== EXTRACTED MATERIAL ==

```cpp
template <int NBO, class SV = const float*>
__device__ __forceinline__ void gemm_bf16_s16(f32x4 (&acc)[NBO][2][2], const float* __restrict__ wseg, const float4* xl, int n_k32,
                                              int lane, SV save = nullptr) {
  static_assert(NBO % 2 == 0, "an even number of fragment buffers' worth of blocks");
  constexpr int NQ = NBO >= 4 ? NBO / 4 : 1, NC = NBO / NQ;
  const Lane16 g = lane16(lane);
  WBuf wp = wbuf_make(wseg, lane);
  wp.voff = (unsigned)g.ol * 16u + (unsigned)g.kh * (NBO * 3072u);
  const float4* xb = xl - lane + g.ol + g.kh * 128;
  bf16x8 wa[NQ][2][3], wb[NQ][2][3];
  load_w16s<NQ>(wa, wp, 0, NBO, 0);
  BSplit bc[2];
  if (sv_on(save)) {
    const float4 p0lo = xb[0], p0hi = xb[64], p1lo = xb[16], p1hi = xb[80];
    bc[0] = split8<3>(p0lo, p0hi);
    bc[1] = split8<3>(p1lo, p1hi);
    sv_put16(save, 2 * g.kh, 0, true, p0lo, p0hi);
    sv_put16(save, 2 * g.kh, 1, true, p1lo, p1hi);
  } else {
    bc[0] = split8<3>(xb[0], xb[64]);
    bc[1] = split8<3>(xb[16], xb[80]);
  }
  const int s1 = n_k32 > 1 ? 1 : 0;
  float4 x0lo = xb[4 * s1 * 64], x0hi = xb[(4 * s1 + 1) * 64], x1lo = xb[4 * s1 * 64 + 16], x1hi = xb[(4 * s1 + 1) * 64 + 16];
#pragma unroll 1
  for (int s = 0; s < n_k32; ++s) {
    const int sn = (s + 1 < n_k32) ? s + 1 : s;
    const int s2 = (s + 2 < n_k32) ? s + 2 : sn;
    BSplit bn[2];
#pragma unroll
    for (int c = 0; c < NC; ++c) {
      if (c & 1) load_w16s<NQ>(wa, wp, c + 1 < NC ? s : sn, NBO, c + 1 < NC ? (c + 1) * NQ : 0);
      else load_w16s<NQ>(wb, wp, s, NBO, (c + 1) * NQ);
      __builtin_amdgcn_sched_barrier(0);
      if (c == 0) bn[0] = split8<3>(x0lo, x0hi);
      if (c == 1) bn[1] = split8<3>(x1lo, x1hi);
      if (c == 0 && sv_on(save)) sv_put16(save, 4 * sn + 2 * g.kh, 0, s + 1 < n_k32, x0lo, x0hi);
      if (c == 1 && sv_on(save)) sv_put16(save, 4 * sn + 2 * g.kh, 1, s + 1 < n_k32, x1lo, x1hi);
      if (c == NC - 1) {
        x0lo = xb[4 * s2 * 64]; x0hi = xb[(4 * s2 + 1) * 64];
        x1lo = xb[4 * s2 * 64 + 16]; x1hi = xb[(4 * s2 + 1) * 64 + 16];
      }
      if (c & 1) mma16s<NBO, NQ>(acc, wb, bc, c * NQ); else mma16s<NBO, NQ>(acc, wa, bc, c * NQ);
#pragma unroll
      for (int m = 0; m < NQ * 36; ++m) {
        __builtin_amdgcn_sched_group_barrier(0x008, 1, 0);
        if (c < 2) __builtin_amdgcn_sched_group_barrier(0x002, 2, 0);
        if (c < 2 && sv_on(save) && (m == 8 || m == 20)) __builtin_amdgcn_sched_group_barrier(0x040, 1, 0);
      }
      if (c == NC - 1) __builtin_amdgcn_sched_group_barrier(0x100, 4, 0);
      __builtin_amdgcn_sched_barrier(0);
    }
    bc[0] = bn[0];
    bc[1] = bn[1];
  }
}

template <int NQ>
__device__ __forceinline__ void load_w32s(float4 (&f)[NQ][2][2], const WBuf& b, int s, int nbo, int nb0) {
#pragma unroll
  for (int t = 0; t < NQ; ++t)
#pragma unroll
    for (int rh = 0; rh < 2; ++rh)
#pragma unroll
      for (int j = 0; j < 2; ++j) {
        const u32x4 v = __builtin_amdgcn_raw_buffer_load_b128(b.r, b.voff + rh * 256u, (unsigned)(((4 * s + j) * nbo + nb0 + t) * 1024), 0);
        f[t][rh][j] = make_float4(__uint_as_float(v.x), __uint_as_float(v.y), __uint_as_float(v.z), __uint_as_float(v.w));
      }
}

template <int NBO>
__device__ __forceinline__ void gemm_f32_x9_s16(f32x4 (&acc)[NBO][2][2], const float* __restrict__ w32seg, const float4* xl,
                                                int n_k32, int lane) {
  static_assert(NBO % 2 == 0, "an even number of fragment buffers' worth of blocks");
  constexpr int NQ = NBO >= 4 ? NBO / 4 : 1, NC = NBO / NQ, UQ = 2 * NQ, NU = 2 * NBO;
  const Lane16 g = lane16(lane);
  WBuf wp = wbuf_make(w32seg, lane);
  wp.voff = (unsigned)g.ol * 16u + (unsigned)g.kh * (NBO * 2048u);
  const float4* xb = xl - lane + g.ol + g.kh * 128;
  float4 fa[NQ][2][2], fb[NQ][2][2];
  load_w32s<NQ>(fa, wp, 0, NBO, 0);
  load_w32s<NQ>(fb, wp, 0, NBO, NQ);
  BSplit bc[2] = {split8<3>(xb[0], xb[64]), split8<3>(xb[16], xb[80])};
  const int s1 = n_k32 > 1 ? 1 : 0;
  float4 x0lo = xb[4 * s1 * 64], x0hi = xb[(4 * s1 + 1) * 64], x1lo = xb[4 * s1 * 64 + 16], x1hi = xb[(4 * s1 + 1) * 64 + 16];
  BSplit w = split8<3>(fa[0][0][0], fa[0][0][1]);
  BSplit bn[2] = {bc[0], bc[1]};
#pragma unroll 1
  for (int s = 0; s < n_k32; ++s) {
    const int sn = (s + 1 < n_k32) ? s + 1 : s;
    const int s2 = (s + 2 < n_k32) ? s + 2 : sn;
#pragma unroll
    for (int u = 0; u < NU; ++u) {
      const int un = (u + 1) % NU, cn = (un / UQ) & 1, tn = (un / 2) % NQ;
      const BSplit wn = cn ? split8<3>(fb[tn][un & 1][0], fb[tn][un & 1][1]) : split8<3>(fa[tn][un & 1][0], fa[tn][un & 1][1]);
      const bool reload = u % UQ == UQ - 1;
      if (reload) {
        const int c = u / UQ, c2 = (c + 2) % NC;
        if (c & 1) load_w32s<NQ>(fb, wp, c + 2 < NC ? s : sn, NBO, c2 * NQ);
        else load_w32s<NQ>(fa, wp, c + 2 < NC ? s : sn, NBO, c2 * NQ);
      }
      if (u == NU - 2) bn[0] = split8<3>(x0lo, x0hi);
      if (u == NU - 1) {
        bn[1] = split8<3>(x1lo, x1hi);
        x0lo = xb[4 * s2 * 64]; x0hi = xb[(4 * s2 + 1) * 64];
        x1lo = xb[4 * s2 * 64 + 16]; x1hi = xb[(4 * s2 + 1) * 64 + 16];
      }
#pragma unroll
      for (int p = 0; p < 9; ++p)
#pragma unroll
        for (int ph = 0; ph < 2; ++ph)
          acc[u >> 1][u & 1][ph] = __builtin_amdgcn_mfma_f32_16x16x32_bf16(piece(w, x9_wp(p)), piece(bc[ph], x9_bp(p)),
                                                                           acc[u >> 1][u & 1][ph], 0, 0, 0);
#pragma unroll
      for (int m = 0; m < 18; ++m) {
        __builtin_amdgcn_sched_group_barrier(0x008, 1, 0);
        if (reload && m < NQ * 4) __builtin_amdgcn_sched_group_barrier(0x020, 1, 0);
        if (u >= NU - 2) __builtin_amdgcn_sched_group_barrier(0x002, 6, 0);
        else __builtin_amdgcn_sched_group_barrier(0x002, 3, 0);
      }
      if (u == NU - 1) __builtin_amdgcn_sched_group_barrier(0x100, 4, 0);
      __builtin_amdgcn_sched_barrier(0);
      w = wn;
    }
    bc[0] = bn[0];
    bc[1] = bn[1];
  }
}
```

### reflect_sampling_nerf_amd/csrc/rsn_pack.hip

```cpp
#include <stdarg.h>
#include <stdlib.h>
#include <string.h>

#include <string>
#include <vector>

#include "rsn_common.h"

static thread_local std::string g_last_error;

void rsn_set_error(const char* fmt, ...) {
  char buf[1024];
  va_list ap;
  va_start(ap, fmt);
  vsnprintf(buf, sizeof(buf), fmt, ap);
  va_end(ap);
  g_last_error = buf;
}

extern "C" const char* rsn_last_error(void) { return g_last_error.c_str(); }

int rsn_device_cus() {
  static int cache[64] = {0};
  int dev = 0;
// ... 394 lines not shown
  return j;
}

int job_blocks(const PackJob& j) {
  return ((j.is_bias ? j.n_rows : j.n_it * j.nbo * (j.layout >= 1 ? 512 : 256)) + 255) / 256;
}
int split_blocks(const SplitSeg& s) { return (((s.n_it + 1) / 2) * s.nbo * 512 + 255) / 256; }
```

===

◆ WHAT IS REQUIRED: Copy each line from the data above that includes "voff".

◆ RESPONSE:
  wp.voff = (unsigned)g.ol * 16u + (unsigned)g.kh * (NBO * 3072u);
        const u32x4 v = __builtin_amdgcn_raw_buffer_load_b128(b.r, b.voff + rh * 256u, (unsigned)(((4 * s + j) * nbo + nb0 + t) * 1024), 0);
  wp.voff = (unsigned)g.ol * 16u + (unsigned)g.kh * (NBO * 2048u);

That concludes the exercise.